House prices in London: asking prices up on a year ago but still lower than pre-lockdown
Loosening lockdown has created a buoyant market in the immediate term.
Asking prices for London homes have risen slightly compared to last June — but they are still 1.7 per cent lower than they were before coronavirus lockdown hit the UK in March.
The average asking price of a home in the capital is now £628,000, according to property portal Rightmove’s latest house price index.
The website estimates 175,000 sellers would have listed their home between March and May but were unable to do so because of stay-at-home restrictions. New figures suggest many of them are back in action now, with a record number of homeowners in England requesting valuations since May 13 when the property market reopened.
However, Rightmove’s Miles Shipside said the level of missed sales means the market “will be playing catch-up for the rest of the year”.
In the same period, 40,000 new sales were agreed, while the number of people contacting estate agents hit a new daily record, 40 per cent higher than the level seen in early March.
Andy Shepherd, chief executive of London estate agents Dexters, said: “We’re tremendously busy across all of our 70 London offices. Transaction numbers are increasing daily, over the past two weeks we’ve agreed sales on over 250 properties and arranged lettings on over 600, so 85 a day or 10 an hour in the working week.
“Immediately before lockdown we’d seen the best market for five years. However, comparing last week with the first week of March we are 60 per cent up on transactions.”
Rightmove data shows London sales between mid May and the start of June were agreed at 97.5 per cent of the asking price, suggesting buyers were getting lower discounts than they were in February this year. However, asking prices have also declined since then, so sold prices are likely to be at a similar level to those seen before the pandemic struck.
“The figures at present show an activity-boosting and price-underpinning dynamic between supply and demand, driven by low mortgage rates and pent-up housing needs,” said Miles Shipside. “This positivity will be challenged when unemployment spikes upwards, or if mortgage lenders start to pull back from the market.”
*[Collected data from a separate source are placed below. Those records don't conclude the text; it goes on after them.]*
template <bool SHADOW, bool COH, bool PACK, bool MASK, bool BARY, bool POSDIST, bool REL = true >
__device__ __forceinline__ void walkSharedAsm(const uint4 *__restrict__ nodes , const uint4 *__restrict__ tris, int size, int lane,
											  const float (&org)[3][4], Quad &Q, unsigned mask4, int (&tid)[4], float (&bu)[4], float (&bv)[4], float *lds,
											  Counters &st, const int oct) {
	Interval iv;
	{
		unsigned act4 = lane < size ? 15u : 0u;
		if(SHADOW) {
			act4 = 0;
			if(lane < size)
#pragma unroll
				for(int l = 0; l < 4; l++) act4 |= (Q.dist[l] >= 0.0f ? 1u : 0u) << l;
		} else if(MASK) act4 = lane < size ? (mask4 & 15u) : 0u;
		computeMinMax<false, (MASK || SHADOW)>(Q.d, act4, size, lane, lds, iv.minDir, iv.maxDir);
	}
#pragma unroll
	for(int k = 0; k < 3; k++) { iv.minIDir[k] = iv.maxIDir[k] = 0.0f; iv.minOrg[k] = iv.maxOrg[k] = org[k][0]; }
	const int signBits = __builtin_amdgcn_readfirstlane((Q.d[0][0] < 0.0f ? 1 : 0) | (Q.d[1][0] < 0.0f ? 2 : 0) | (Q.d[2][0] < 0.0f ? 4 : 0));
	float tidBits[4];
#pragma unroll
	for(int l = 0; l < 4; l++) tidBits[l] = __int_as_float(tid[l]);
	const int sign16 = PACK ? signBits : signBits << 16;
	const u64 nodeBase = (u64)nodes;
	float stkN = __int_as_float(PACK ? (int)((unsigned)(size - 1) << 26) | 1 : 0), stkF = __int_as_float((size - 1) << 8);
	int sp = 1, first = 0, last = size - 1, cnt = 0;
	for(;;) {
		int leafSub, leafAux, sCur, sFl, sOff, sWidth;
		u64 sRng, sAlive;
		float vt[17];
		if(PACK) {
			int sTopw;
			if(COH) {
				if(SHADOW && REL) { SNAIL_DESCEND_PF2_OCT(SNAIL_PRE_NONE_X, SNAIL_ORG_SHARED, SNAIL_SLAB_COH_R, SNAIL_TAIL_ANY, "", SNAIL_COUNT, SNAIL_PF_LEAFREQ_SLOT0, oct) }
				else if(SHADOW) { SNAIL_DESCEND_PF2_OCT(SNAIL_PRE_SHARED, SNAIL_ORG_SHARED, SNAIL_SLAB_COH, SNAIL_TAIL_ANY, "", SNAIL_COUNT, SNAIL_PF_LEAFREQ_TRI, oct) }
				else if(POSDIST) { SNAIL_DESCEND_PF2_OCT(SNAIL_PRE_NONE_X, SNAIL_ORG_SHARED, SNAIL_SLAB_COH_R, SNAIL_TAIL_POS, SNAIL_COUNT, "", SNAIL_PF_LEAFREQ_SLOT0, oct) }
				else { SNAIL_DESCEND_PF2_OCT(SNAIL_PRE_SHARED, SNAIL_ORG_SHARED, SNAIL_SLAB_COH, SNAIL_TAIL_ANY, SNAIL_COUNT, "", SNAIL_PF_LEAFREQ_TRI, oct) }
			} else {
				if(SHADOW && REL) { SNAIL_DESCEND_PF2_PLAIN(SNAIL_PRE_NONE_X, SNAIL_ORG_SHARED, SNAIL_SLAB_FAST_R, SNAIL_TAIL_ANY, "", SNAIL_COUNT, SNAIL_PF_LEAFREQ_SLOT0); }
				else if(SHADOW) { SNAIL_DESCEND_PF2_PLAIN(SNAIL_PRE_SHARED, SNAIL_ORG_SHARED, SNAIL_SLAB_FAST, SNAIL_TAIL_ANY, "", SNAIL_COUNT, SNAIL_PF_LEAFREQ_TRI); }
				else if(POSDIST) { SNAIL_DESCEND_PF2_PLAIN(SNAIL_PRE_NONE_X, SNAIL_ORG_SHARED, SNAIL_SLAB_FAST_R, SNAIL_TAIL_POS, SNAIL_COUNT, "", SNAIL_PF_LEAFREQ_SLOT0); }
				else { SNAIL_DESCEND_PF2_PLAIN(SNAIL_PRE_SHARED, SNAIL_ORG_SHARED, SNAIL_SLAB_FAST, SNAIL_TAIL_ANY, SNAIL_COUNT, "", SNAIL_PF_LEAFREQ_TRI); }
			}
		} else if(COH) {
			if(SHADOW) { SNAIL_DESCEND_OCT(SNAIL_PRE_SHARED, SNAIL_ORG_SHARED, SNAIL_SLAB_COH, SNAIL_TAIL_ANY, "", SNAIL_COUNT, oct) }
			else if(POSDIST) { SNAIL_DESCEND_OCT(SNAIL_PRE_SHARED, SNAIL_ORG_SHARED, SNAIL_SLAB_COH, SNAIL_TAIL_POS, SNAIL_COUNT, "", oct) }
			else { SNAIL_DESCEND_OCT(SNAIL_PRE_SHARED, SNAIL_ORG_SHARED, SNAIL_SLAB_COH, SNAIL_TAIL_ANY, SNAIL_COUNT, "", oct) }
		} else {
			if(SHADOW) { SNAIL_DESCEND_ASM(SNAIL_PRE_SHARED, SNAIL_ORG_SHARED, SNAIL_SLAB_FAST, SNAIL_TAIL_ANY, "", SNAIL_COUNT, "s84", "s87", "s85", "s88", "s86", "s89"); }
			else if(POSDIST) { SNAIL_DESCEND_ASM(SNAIL_PRE_SHARED, SNAIL_ORG_SHARED, SNAIL_SLAB_FAST, SNAIL_TAIL_POS, SNAIL_COUNT, "", "s84", "s87", "s85", "s88", "s86", "s89"); }
			else { SNAIL_DESCEND_ASM(SNAIL_PRE_SHARED, SNAIL_ORG_SHARED, SNAIL_SLAB_FAST, SNAIL_TAIL_ANY, SNAIL_COUNT, "", "s84", "s87", "s85", "s88", "s86", "s89"); }
		}
		if(leafSub == 0) break;
		if(leafShared<MASK, SHADOW, COH ? M_COH : M_FAST, BARY>(tris, leafAux, (int)((unsigned)leafSub & 0x7fffffffu), size, lane, first, last, org, Q, mask4,
																 tidBits, bu, bv, iv, st))
			break;
	}
#pragma unroll
	for(int l = 0; l < 4; l++) tid[l] = __float_as_int(tidBits[l]);
	st.iters += SHADOW ? (unsigned)cnt : 2u * (unsigned)cnt - 1u;
}

template <bool MASK, bool COH, bool BARY, bool PACK>
__device__ __forceinline__ void walkPerRayAsm(const uint4 *__restrict__ nodes , const uint4 *__restrict__ tris, int size, int lane, const float (&org)[3][4],
											  Quad &Q, unsigned mask4, int (&tid)[4], float (&bu)[4], float (&bv)[4], Counters &st, const int oct) {
	const int signBits = __builtin_amdgcn_readfirstlane((Q.d[0][0] < 0.0f ? 1 : 0) | (Q.d[1][0] < 0.0f ? 2 : 0) | (Q.d[2][0] < 0.0f ? 4 : 0));
	const int sign16 = PACK ? (COH ? signBits | __builtin_amdgcn_readfirstlane(oct) << 8 : signBits) : signBits << 16;
	const u64 nodeBase = (u64)nodes;
	float stkN = __int_as_float(PACK ? (int)((unsigned)(size - 1) << 26) | 1 : 0), stkF = __int_as_float((size - 1) << 8);
	int sp = 1, first = 0, last = size - 1, cnt = 0;
	for(;;) {
		int leafSub, leafAux, sCur, sFl, sOff, sWidth;
		u64 sRng, sAlive;
		float vt[17];
		if(PACK) {
			int sTopw;
			if(COH) { SNAIL_DESCEND_PF2_SEL(SNAIL_ORG_PERRAY, SNAIL_SLABO_SEL, SNAIL_TAIL_ANY, SNAIL_COUNT, "", SNAIL_PF_LEAFREQ_TRI); }
			else { SNAIL_DESCEND_PF2_PLAIN(SNAIL_PRE_NONE, SNAIL_ORG_PERRAY, SNAIL_SLABO_FAST, SNAIL_TAIL_ANY, SNAIL_COUNT, "", SNAIL_PF_LEAFREQ_TRI); }
		} else if(COH) { SNAIL_DESCEND_OCT(SNAIL_PRE_NONE, SNAIL_ORG_PERRAY, SNAIL_SLABO_COH, SNAIL_TAIL_ANY, SNAIL_COUNT, "", oct) }
		else { SNAIL_DESCEND_ASM(SNAIL_PRE_NONE, SNAIL_ORG_PERRAY, SNAIL_SLABO_FAST, SNAIL_TAIL_ANY, SNAIL_COUNT, "", "s84", "s87", "s85", "s88", "s86", "s89"); }
		if(leafSub == 0) break;
		leafPerRay<MASK, COH ? M_COH : M_FAST, BARY>(tris, leafAux, (int)((unsigned)leafSub & 0x7fffffffu), lane, first, last, org, Q, mask4, tid, bu, bv, st);
	}
	st.iters += 2u * (unsigned)cnt - 1u;
}

__device__ __forceinline__ void finalBarycentrics(const uint4 *__restrict__ tris, const float (&org)[3][4], const Quad &Q, const int (&tid)[4],
												  float (&bu)[4], float (&bv)[4]) {
#if SNAIL_ARITH_SSE
	float det[4], uu[4], vv[4], idet[4];
#pragma unroll
	for(int l = 0; l < 4; l++) {
		det[l] = 1.0f; uu[l] = 0.0f; vv[l] = 0.0f;
		if(Q.dist[l] < __builtin_inff()) {
			const Tri t = loadTriVector(tris, tid[l]);
			const TriTerms tt = triTerms(t, org[0][0], org[1][0], org[2][0]);
			det[l] = Q.d[0][l] * t.n[0] + Q.d[1][l] * t.n[1] + Q.d[2][l] * t.n[2];
			vv[l] = Q.d[0][l] * tt.t0v[0] + Q.d[1][l] * tt.t0v[1] + Q.d[2][l] * tt.t0v[2];
			uu[l] = Q.d[0][l] * tt.t1v[0] + Q.d[1][l] * tt.t1v[1] + Q.d[2][l] * tt.t1v[2];
		}
	}
	InvN<4>(det, idet);
#pragma unroll
	for(int l = 0; l < 4; l++) {
		const bool hit = Q.dist[l] < __builtin_inff();
		bu[l] = hit ? uu[l] * idet[l] : 0.0f; bv[l] = hit ? vv[l] * idet[l] : 0.0f;
	}
#else
#pragma unroll
	for(int l = 0; l < 4; l++) {
		bu[l] = 0.0f; bv[l] = 0.0f;
		if(Q.dist[l] < __builtin_inff()) {
			const Tri t = loadTriVector(tris, tid[l]);
			const TriTerms tt = triTerms(t, org[0][0], org[1][0], org[2][0]);
			const float det = Q.d[0][l] * t.n[0] + Q.d[1][l] * t.n[1] + Q.d[2][l] * t.n[2];
			const float v = Q.d[0][l] * tt.t0v[0] + Q.d[1][l] * tt.t0v[1] + Q.d[2][l] * tt.t0v[2];
			const float u = Q.d[0][l] * tt.t1v[0] + Q.d[1][l] * tt.t1v[1] + Q.d[2][l] * tt.t1v[2];
			const float idet = Inv(det);
			bu[l] = u * idet; bv[l] = v * idet;
		}
	}
#endif
}

__device__ __forceinline__ int classify(bool fastOK, bool laneFinite, bool live, const float (&id)[3][4], const float (&dist)[4], int &oct) {
	oct = 0;
	if(!(fastOK && __all(laneFinite || !live))) return M_EXACT;
	bool coh = true;
#pragma unroll
	for(int k = 0; k < 3; k++) {
		bool anyNeg = false, anyPos = false;
#pragma unroll
		for(int l = 0; l < 4; l++) {
			const bool matters = dist[l] > -__builtin_inff();
			anyNeg |= matters && __float_as_int(id[k][l]) < 0;
			anyPos |= matters && __float_as_int(id[k][l]) >= 0;
		}
		const bool n = __any(anyNeg && live), p = __any(anyPos && live);
		coh = coh && !(n && p);
		oct |= n ? (1 << k) : 0;
	}
	return coh ? M_COH : M_FAST;
}

__device__ __forceinline__ bool originSaneDev(const float (&o)[3]) {
	return __builtin_fabsf(o[0]) <= 1.0e9f && __builtin_fabsf(o[1]) <= 1.0e9f && __builtin_fabsf(o[2]) <= 1.0e9f;
}
__device__ __forceinline__ bool finite4(const float (&v)[3][4]) {
	bool f = true;
#pragma unroll
	for(int c = 0; c < 3; c++)
#pragma unroll
		for(int l = 0; l < 4; l++) f = f && (__builtin_fabsf(v[c][l]) < __builtin_inff());
	return f;
}

__device__ __forceinline__ void flushStats(u64 *stats, const Counters &st, unsigned rays, int lane) {
	if(stats && lane == 0) {
		atomicAdd(&stats[0], (u64)st.intersects);
		atomicAdd(&stats[1], (u64)st.iters);
		atomicAdd(&stats[2], (u64)rays);
		atomicAdd(&stats[3], (u64)st.skips);
	}
}
__device__ __forceinline__ void bookPacket(unsigned *pstats, size_t packet, const Counters &st, unsigned rays, int lane) {
	if(pstats && lane == 0) {
		unsigned *w = pstats + packet * 4;
		atomicAdd(&w[0], st.intersects);
		atomicAdd(&w[1], st.iters);
		atomicAdd(&w[2], rays);
		atomicAdd(&w[3], st.skips);
	}
}

__device__ __forceinline__ int convChannelW(float c) {
	float v = c * 255.0f;
	v = v > 0.0f ? v : 0.0f;
	v = v < 255.0f ? v : 255.0f;
	return (int)v;
}

template <class ARGS>
__device__ __forceinline__ void bookPacketLate(size_t packet, const Counters &st, unsigned rays, int lane) {
	const ARGS __attribute__((address_space(4))) *E = (const ARGS __attribute__((address_space(4))) *)__builtin_amdgcn_kernarg_segment_ptr();
	asm volatile("" : "+s"(E));
	bookPacket(E->pstats, packet, st, rays, lane);
}

struct GenConst {
// ... 1173 lines not shown
	const int p = (int)blockIdx.x * 4 + (int)(threadIdx.x >> 6);
	if(p >= A.nPackets) return;
	const int2 xy = A.packetXY[p];
	const int yy = xy.y + (lane >> 2), xx = xy.x + (lane & 3) * 4;
	if(yy >= A.resy) return;
	const size_t src = (size_t)p * 256 + (size_t)lane * 4, dst = (size_t)yy * A.resx + xx;
#pragma unroll
	for(int l = 0; l < 4; l++)
		if(xx + l < A.resx) {
			if(A.t && A.pt) A.t[dst + l] = A.pt[src + l];
			if(A.u && A.pu) A.u[dst + l] = A.pu[src + l];
			if(A.v && A.pv) A.v[dst + l] = A.pv[src + l];
			if(A.id && A.pid) A.id[dst + l] = A.pid[src + l];
		}
}

#endif
__device__ __forceinline__ int convChannel(float c) {
	float v = c * 255.0f;
	v = v > 0.0f ? v : 0.0f;
	v = v < 255.0f ? v : 255.0f;
	return (int)v;
}
__global__ __launch_bounds__(256) void k_shade_depth(const unsigned *tables , const float *t, int nRays, unsigned char *bgr) {
	const int i = (int)(blockIdx.x * 256 + threadIdx.x) * 4;
	if(i >= nRays) return;
	const float4 tv = *(const float4 *)(t + i);
	const float tt[4] = {tv.x, tv.y, tv.z, tv.w};
	unsigned bytes[12];
#pragma unroll
	for(int l = 0; l < 4; l++) {
		const float dist = InvDiv(tt[l]);
		bytes[l * 3 + 0] = (unsigned)convChannel(dist * 2.0f); bytes[l * 3 + 1] = (unsigned)convChannel(dist * 250.0f); bytes[l * 3 + 2] = (unsigned)convChannel(dist * 20.0f);
	}
	if(((unsigned long long)bgr & 3) == 0) {
		unsigned *o = (unsigned *)(bgr + (size_t)i * 3);
#pragma unroll
		for(int k = 0; k < 3; k++) o[k] = bytes[4 * k] | (bytes[4 * k + 1] << 8) | (bytes[4 * k + 2] << 16) | (bytes[4 * k + 3] << 24);
	} else {
#pragma unroll
		for(int k = 0; k < 12; k++) bgr[(size_t)i * 3 + k] = (unsigned char)bytes[k];
	}
}
#if !SNAIL_ARITH_SSE
__global__ __launch_bounds__(256) void k_bgr_to_frame(const int2 *packetXY, int nPackets, int resx, int resy, const unsigned char *src,
														unsigned char *frame, int pitch, int nPerChunk, long long chunkStride) {
	const int lane = threadIdx.x & 63;
	const int p = (int)blockIdx.x * 4 + (int)(threadIdx.x >> 6);
	if(p >= nPackets) return;
	const int2 xy = packetXY[p];
	const int yy = xy.y + (lane >> 2), xx = xy.x + (lane & 3) * 4;
	if(yy >= resy) return;
	const unsigned char *s = nPerChunk > 0 ? src + (size_t)(p / nPerChunk) * (size_t)chunkStride + ((size_t)(p % nPerChunk) * 256 + (size_t)lane * 4) * 3
										   : src + ((size_t)p * 256 + (size_t)lane * 4) * 3;
	unsigned char *d = frame + (size_t)yy * pitch + (size_t)xx * 3;
	if(xx + 3 < resx && (pitch & 3) == 0 && (((unsigned long long)frame | (unsigned long long)src) & 3) == 0) {
		const unsigned *sw = (const unsigned *)s;
		unsigned *dw = (unsigned *)d;
		const unsigned a = sw[0], b = sw[1], c = sw[2];
		dw[0] = a; dw[1] = b; dw[2] = c;
		return;
	}
	for(int l = 0; l < 4; l++)
		if(xx + l < resx) { d[l * 3 + 0] = s[l * 3 + 0]; d[l * 3 + 1] = s[l * 3 + 1]; d[l * 3 + 2] = s[l * 3 + 2]; }
}

__global__ __launch_bounds__(256) void k_bgr_to_planar(const int4 *tiles, const int *firstPacket, const long long *outOff, int nTiles,
														 const unsigned char *src, unsigned char *out) {
	const int tile = (int)blockIdx.y;
	if(tile >= nTiles) return;
	const int4 T = tiles[tile];
	const int n = T.z * T.w;
	const int ppr = (T.z + 15) >> 4;
	unsigned char *o = out + outOff[tile];
	for(int i = (int)(blockIdx.x * blockDim.x + threadIdx.x); i < n; i += (int)(gridDim.x * blockDim.x)) {
		const int ty = i / T.z, tx = i - ty * T.z;
		const size_t pk = (size_t)firstPacket[tile] + (size_t)(ty >> 4) * ppr + (size_t)(tx >> 4);
		const unsigned char *s = src + (pk * 256 + (size_t)((ty & 15) * 16 + (tx & 15))) * 3;
		const unsigned char b = s[0], g = s[1], r = s[2];
		o[i] = r; o[(size_t)n + i] = (unsigned char)(g - r); o[(size_t)2 * n + i] = (unsigned char)(b - r);
	}
}
__global__ __launch_bounds__(256) void k_planar_to_frame(const int4 *tiles, const long long *inOff, int nTiles, const unsigned char *in, unsigned char *frame,
														   int pitch, int resx, int resy) {
	const int tile = (int)blockIdx.y;
	if(tile >= nTiles) return;
	const int4 T = tiles[tile];
	const int n = T.z * T.w;
	const unsigned char *p = in + inOff[tile];
	for(int i = (int)(blockIdx.x * blockDim.x + threadIdx.x); i < n; i += (int)(gridDim.x * blockDim.x)) {
		const int ty = i / T.z, tx = i - ty * T.z;
		const int xx = T.x + tx, yy = T.y + ty;
		if(xx >= resx || yy >= resy) continue;
		const unsigned char red = p[i];
		unsigned char *d = frame + (size_t)yy * pitch + (size_t)xx * 3;
		d[2] = red; d[1] = (unsigned char)(p[(size_t)n + i] + red); d[0] = (unsigned char)(p[(size_t)2 * n + i] + red);
	}
}

#ifdef SNAIL_DEBUG_API
__global__ __launch_bounds__(64) void k_delay(unsigned ticks) {
	const u64 t0 = __builtin_amdgcn_s_memrealtime();
	while((unsigned)(__builtin_amdgcn_s_memrealtime() - t0) < ticks) __builtin_amdgcn_s_sleep(1);
}

__global__ __launch_bounds__(64) void k_clock(unsigned ticks, unsigned long long *out) {
	const u64 r0 = __builtin_amdgcn_s_memrealtime(), c0 = __builtin_amdgcn_s_memtime();
	while((unsigned)(__builtin_amdgcn_s_memrealtime() - r0) < ticks) __builtin_amdgcn_s_sleep(1);
	const u64 c1 = __builtin_amdgcn_s_memtime(), r1 = __builtin_amdgcn_s_memrealtime();
	if(threadIdx.x == 0) { out[0] = c1 - c0; out[1] = r1 - r0; }
}

__global__ __launch_bounds__(256) void k_recip_check(unsigned base, unsigned long long *out) {
	const unsigned bits = base + blockIdx.x * 256u + threadIdx.x;
	const float x = __uint_as_float(bits);
	const float ref = 1.0f / x, got = recipExact(x);
	const bool same = (ref != ref) ? (got != got) : __float_as_uint(ref) == __float_as_uint(got);
	const bool inside = ((bits & 0x7f800000u) - 0x00800000u) < 0x7e000000u;
	const u64 bad = __builtin_amdgcn_ballot_w64(!same), in = __builtin_amdgcn_ballot_w64(inside);
	if((threadIdx.x & 63) == 0) {
		if(bad) atomicAdd(&out[0], (unsigned long long)__builtin_popcountll(bad));
		if(in) atomicAdd(&out[1], (unsigned long long)__builtin_popcountll(in));
	}
}

__global__ void k_nop(int *sink) { if(sink && threadIdx.x == 0 && blockIdx.x == 0x7fffffff) *sink = 1; }
#endif

__host__ __device__ inline void pfEncode(const unsigned (&in)[8], unsigned (&out)[8], unsigned trisOff) {
	for(int k = 0; k < 6; k++) out[k] = in[k];
	if(in[6] & 0x80000000u) { out[6] = 0x80000000u | (trisOff + ((in[6] & 0x7fffffffu) << 6)); out[7] = in[7]; }
	else { out[6] = (in[6] + 1u + (in[7] >> 16)) << 5; out[7] = 1u << (in[7] & 3u); }
}
__global__ __launch_bounds__(256) void k_pf_encode(const uint4 *__restrict__ nodes, int nNodes, unsigned trisOff, uint4 *__restrict__ pf) {
	const int i = (int)(blockIdx.x * 256 + threadIdx.x);
	if(i >= nNodes) return;
	const uint4 a = nodes[(size_t)i * 2], b = nodes[(size_t)i * 2 + 1];
	const unsigned in[8] = {a.x, a.y, a.z, a.w, b.x, b.y, b.z, b.w};
	unsigned out[8];
	pfEncode(in, out, trisOff);
	pf[(size_t)(i + 1) * 2] = make_uint4(out[0], out[1], out[2], out[3]);
	pf[(size_t)(i + 1) * 2 + 1] = make_uint4(out[4], out[5], out[6], out[7]);
}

The latest survey from the Royal Institution of Chartered Surveyorsshowed the weakest house price reading in May since 2010, while a balance of 16 per cent of surveyors said they expect house prices to fall in the year ahead.
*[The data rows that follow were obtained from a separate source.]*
## Remap keyswitch blocks so each XCD shares key tiles, fold row init into digits kernel

```diff
diff --git a/tfhe.jl_amd/csrc/engine_dispatch.hip b/tfhe.jl_amd/csrc/engine_dispatch.hip
--- a/tfhe.jl_amd/csrc/engine_dispatch.hip
+++ b/tfhe.jl_amd/csrc/engine_dispatch.hip
@@ -290,11 +290,13 @@
     if (K.mode == 4) {
         Ks4Args a = ks_args<Ks4Args>(c, e0, e1, dst, ext, out);
         a.G = (int)G; a.wtiles = K.wtiles;
-        a.kslices = (P > 1 || kN % 512 != 0) ? 1 : (G <= 512 ? 16 : c->ks_slices_large);
-        if (a.kslices > 1) {
-            const Ks3Args i3 = ks_args<Ks3Args>(c, e0, e1, dst, ext, out);
-            hipLaunchKernelGGL(ks3_init_kernel, dim3((unsigned)G), dim3(256), 0, s, i3);
-        }
+        const bool sliced = P == 1 && kN % 512 == 0;
+        a.kslices = !sliced ? 1 : (G <= 512 ? 16 : c->ks_slices_large);
+        a.init_rows = a.kslices > 1;
+        a.xcd_order = sliced && G > 512;
+        const unsigned groups = (unsigned)((G + 255) / 256);
+        const dim3 grid4 = a.xcd_order ? dim3(ks4_block_count(groups, (unsigned)K.wtiles, (unsigned)a.kslices))
+                                       : dim3(groups, (unsigned)K.wtiles, (unsigned)a.kslices);
         a.Gpad = (int)((G + 63) / 64 * 64);
         HIP_TRY(c, c->abar.reserve((size_t)(kN / 4) * a.Gpad * 16));
         a.abar_t = (const i32x4 *)c->abar.p;
@@ -302,7 +304,7 @@
             a.in_off = p * kN; a.out_off = p * n; a.add_b = (p == 0);
             a.bmat = (const i32x4 *)K.p + (size_t)p * K.per_party;
             hipLaunchKernelGGL(ks4_digits_kernel, dim3((unsigned)(a.Gpad / 32), (unsigned)(kN / 128)), dim3(128), 0, s, a, (i32x4 *)c->abar.p);
-            hipLaunchKernelGGL(keyswitch_kernel_v4, dim3((unsigned)((G + 255) / 256), (unsigned)K.wtiles, (unsigned)a.kslices), dim3(256), 0, s, a);
+            hipLaunchKernelGGL(keyswitch_kernel_v4, grid4, dim3(256), 0, s, a);
         }
     } else if (K.mode == 3) {
         Ks3Args a = ks_args<Ks3Args>(c, e0, e1, dst, ext, out);
diff --git a/tfhe.jl_amd/csrc/kernels_keyswitch.hpp b/tfhe.jl_amd/csrc/kernels_keyswitch.hpp
--- a/tfhe.jl_amd/csrc/kernels_keyswitch.hpp
+++ b/tfhe.jl_amd/csrc/kernels_keyswitch.hpp
@@ -3,6 +3,7 @@
 
 #include "../../include/tfhe_mi355x.h"
 #include "br_core.hpp"
+#include "ks4_block_order.hpp"
 
 using namespace tfhe;
 
@@ -209,6 +210,8 @@
     const i32x4 *abar_t;
     int32_t Gpad;
     int32_t kslices;
+    int32_t init_rows;
+    int32_t xcd_order;
 };
 
 __host__ __device__ inline int32_t signed_byte_plane(uint32_t v, int plane)
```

Simon Rubinsohn, RICS chief economist, said: “Following the reopening of the housing market in England, pre-Covid sales that were in the pipeline are now largely going through.
“This is encouraging but it remains to be seen how sustained this improvement will prove.
“Much will inevitably depend on the macro environment and, in particular, the resilience of the jobs market as the furlough scheme unwinds. For the time being, respondents to the survey see the trend in transactions being broadly flat.”